170 As already noted, the seriousness of Mr Hann's conduct is not in dispute. That seriousness is compounded by the fact that his offending continued after he was served with the present application in December 2015. His dealings with Mr Millard in February 2016 and with Mr Chatfield in March 2016, for example, constituted breaches of the Court's earlier orders, namely paragraph 9(b).
171 Although the penalty of imprisonment for contempt is to be used as a last resort, there will be and are circumstances in which the imposition of such a penalty is warranted. An example is provided by Australian Securities and Investments Commission v Reid (No 2) [2006] FCA 700, where Lander J determined that an order of imprisonment should be made where the contempt had been "committed in full knowledge of the existence of the order and undertaking which were contravened, and in circumstances where the respondent ha[d] shown not the slightest indication of remorse of contrition or, indeed, even acknowledgement of the commission of the contempt" (at [27]-[29]). The present case has many similar features although, as has been said, Mr Hann, belatedly, acknowledged his contempts.

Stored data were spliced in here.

template <int VEC, int NPIX, int BWD, int GW, int SILU>
__global__ __launch_bounds__((NPIX * VEC * (1 + BWD) > 128) ? 640 : 1024) void gn_fused_kernel(
    const bf16* __restrict__ x, const bf16* __restrict__ dy, const float* __restrict__ gamma,
    const float* __restrict__ beta, float* __restrict__ stats, bf16* out, const bf16* add, int HW, int C, int groups,
    int ppb, float eps) {
  constexpr int W = VEC / 2;
  __shared__ double red[16][4];
  const int cpg = C / groups, nset = groups / GW, span = GW * cpg, nvec = span / VEC;
  const int total = gridDim.x, bid = blockIdx.x;
  const int idx = (total % 8 == 0) ? (bid % 8) * (total / 8) + bid / 8 : bid;
  const int b = idx / nset, gs = idx - b * nset;
  const int tid = threadIdx.x, vk = tid % nvec, pl0 = tid / nvec;
  const bool act = pl0 < ppb;
  const int pl = act ? pl0 : 0;
  const int c0 = gs * span + vk * VEC;
  const long long sbase = (long long)b * HW * C;
  const long long istep = (long long)ppb * C;
  const unsigned toff = (unsigned)pl * (unsigned)C + (unsigned)c0;
  bool hi[VEC];
#pragma unroll
  for (int j = 0; j < VEC; ++j) hi[j] = GW == 2 && (vk * VEC + j) >= cpg;
  uint32_t xr[NPIX][W];
  uint32_t dr[BWD ? NPIX : 1][W];
#pragma unroll
  for (int i = 0; i < NPIX; ++i) {
    gn_load<W>(xr[i], x + sbase + i * istep + toff);
    if (BWD) gn_load<W>(dr[i], dy + sbase + i * istep + toff);
  }
#define GN_X(i, j) (((j) & 1) ? gn_hi(xr[i][(j) >> 1]) : gn_lo(xr[i][(j) >> 1]))
#define GN_D(i, j) (((j) & 1) ? gn_hi(dr[i][(j) >> 1]) : gn_lo(dr[i][(j) >> 1]))
#define GN_SEL(j, a0, a1) ((GW == 2 && hi[j]) ? (a1) : (a0))
  const double count = (double)HW * cpg;
  const long long sg = (long long)b * groups + gs * GW;
  if (!BWD) {
    float s[2] = {0.f, 0.f};
#pragma unroll
    for (int i = 0; i < NPIX; ++i)
#pragma unroll
      for (int j = 0; j < VEC; ++j) {
        const float v = GN_X(i, j);
        if (GW == 2 && hi[j]) s[1] += v; else s[0] += v;
      }
    if (!act) s[0] = s[1] = 0.f;
    double m[2];
    gn_block_sum<GW>(s, red, m);
    gn_pin(xr);
    const float mean0 = (float)(m[0] / count), mean1 = GW == 2 ? (float)(m[1] / count) : 0.f;
    s[0] = s[1] = 0.f;
#pragma unroll
    for (int i = 0; i < NPIX; ++i)
#pragma unroll
      for (int j = 0; j < VEC; ++j) {
        const float d = GN_X(i, j) - GN_SEL(j, mean0, mean1);
        if (GW == 2 && hi[j]) s[1] += d * d; else s[0] += d * d;
      }
    if (!act) s[0] = s[1] = 0.f;
    double q[2];
    gn_block_sum<GW>(s, red, q);
    gn_pin(xr);
    const float rstd0 = (float)(1.0 / sqrt(q[0] / count + (double)eps));
    const float rstd1 = GW == 2 ? (float)(1.0 / sqrt(q[1] / count + (double)eps)) : 0.f;
    if (tid == 0) {
      stats[sg * 2] = mean0; stats[sg * 2 + 1] = rstd0;
// ... 1 lines not shown
    }
    if (!act) return;
    float sc[VEC], sh[VEC];
#pragma unroll
    for (int j = 0; j < VEC; ++j) {
      sc[j] = GN_SEL(j, rstd0, rstd1) * gamma[c0 + j];
      sh[j] = beta[c0 + j] - GN_SEL(j, mean0, mean1) * sc[j];
    }
#pragma unroll
    for (int i = 0; i < NPIX; ++i) {
      uint32_t o[W];
#pragma unroll
      for (int w = 0; w < W; ++w) {
        float v0 = GN_X(i, 2 * w) * sc[2 * w] + sh[2 * w], v1 = GN_X(i, 2 * w + 1) * sc[2 * w + 1] + sh[2 * w + 1];
        if (SILU) { v0 = siluf_(v0); v1 = siluf_(v1); }
        o[w] = gn_pack(v0, v1);
      }
      gn_store<W>(out + sbase + i * istep + toff, o);
    }
  } else {
    const float mean0 = stats[sg * 2], rstd0 = stats[sg * 2 + 1];
    const float mean1 = GW == 2 ? stats[sg * 2 + 2] : 0.f, rstd1 = GW == 2 ? stats[sg * 2 + 3] : 0.f;
    float gm[VEC], bt[VEC];
#pragma unroll
    for (int j = 0; j < VEC; ++j) { gm[j] = gamma[c0 + j]; bt[j] = beta[c0 + j]; }
    float s[2 * GW];
#pragma unroll
    for (int k = 0; k < 2 * GW; ++k) s[k] = 0.f;
#pragma unroll
    for (int i = 0; i < NPIX; ++i) {
#pragma unroll
      for (int j = 0; j < VEC; ++j) {
        const float xh = (GN_X(i, j) - GN_SEL(j, mean0, mean1)) * GN_SEL(j, rstd0, rstd1);
        float d = GN_D(i, j);
        if (SILU) d *= silu_grad(xh * gm[j] + bt[j]);
        d *= gm[j];
        if (GW == 2 && hi[j]) { s[1] += d; s[3] += d * xh; } else { s[0] += d; s[GW] += d * xh; }
      }
      if (i + 1 < NPIX) gn_chain<W>(s[GW], xr[i + 1], dr[i + 1]);
    }
    if (!act) {
#pragma unroll
      for (int k = 0; k < 2 * GW; ++k) s[k] = 0.f;
    }
    double r[2 * GW];
    gn_block_sum<2 * GW>(s, red, r);
    gn_pin(xr);
    gn_pin(dr);
    if (!act) return;
    const float S10 = (float)(r[0] / count), S20 = (float)(r[GW] / count);
    const float S11 = GW == 2 ? (float)(r[1] / count) : 0.f, S21 = GW == 2 ? (float)(r[2 * GW - 1] / count) : 0.f;
#pragma unroll
    for (int i = 0; i < NPIX; ++i) {
      uint32_t o[W];
      if (add) gn_load<W>(o, add + sbase + i * istep + toff);
#pragma unroll
      for (int w = 0; w < W; ++w) {
        float rr[2];
#pragma unroll
        for (int h = 0; h < 2; ++h) {
          const int j = 2 * w + h;
          const float rs = GN_SEL(j, rstd0, rstd1);
          const float xh = (GN_X(i, j) - GN_SEL(j, mean0, mean1)) * rs;
          float d = GN_D(i, j);
          if (SILU) d *= silu_grad(xh * gm[j] + bt[j]);
          d *= gm[j];
          rr[h] = rs * (d - GN_SEL(j, S10, S11) - xh * GN_SEL(j, S20, S21));
          if (add) rr[h] += h ? gn_hi(o[w]) : gn_lo(o[w]);
        }
        o[w] = gn_pack(rr[0], rr[1]);
      }
      if (i + 1 < NPIX) {
        float dep = __builtin_bit_cast(float, o[W - 1]);
        gn_chain<W>(dep, xr[i + 1], dr[i + 1]);
        o[W - 1] = __builtin_bit_cast(uint32_t, dep);
      }
      gn_store<W>(out + sbase + i * istep + toff, o);
    }
  }
#undef GN_X
#undef GN_D
#undef GN_SEL
}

172 Having weighed the competing considerations, I consider that the appropriate orders are that Mr Hann be sentenced to three months imprisonment in respect to each of the contraventions giving rise to Charges 1, 3, 4, 5, 7 and 8 and that he be imprisoned for five months in respect of the contraventions covered by Charges 2 and 6. The reason I regard the contraventions of Charges 2 and 6 to be more egregious than the other contraventions is that they involved solicitation of business by telling those being approached that profits (or some of them) would be donated to charity. The making of such claims had been proscribed by the earlier Court orders made on 28 May 2012 because Mr Hann had falsely represented to potential purchasers of product distribution businesses that he was conducting a charity and that all profits would be distributed to community organisations: see Halkalia (No 2) at [29]. Such reprehensible attempts to appeal to the benevolent instincts of interlocutors is to be deprecated.
173 The conduct giving rise to each of the contempts is, to varying extents, common with one or more of the other contraventions. It is therefore necessary to ensure that the principle of totality is respected: cf Director, Fair Work Building Industry Inspectorate v Construction, Forestry, Mining and Energy Union (2015) 229 FCR 331 at 350; [2015] FCAFC 59 at [40] (Dowsett, Greenwood and Wigney JJ). Accordingly, it is appropriate to order that each sentence be served concurrently with each other sentence. This will mean that Mr Hann will serve a maximum of five months imprisonment.
174 Although I consider that a period of imprisonment is warranted and not precluded by Mr Hann's age and state of ill health, I accept that any period of incarceration is likely to bear on him more onerously than would be expected of a healthier person. In these circumstances, I consider that Mr Hann should serve two weeks of his sentence and that the remainder of his sentence should be suspended on condition that he refrains from any further contravention of the Court's orders for a period of two years from the date on which the suspension takes effect.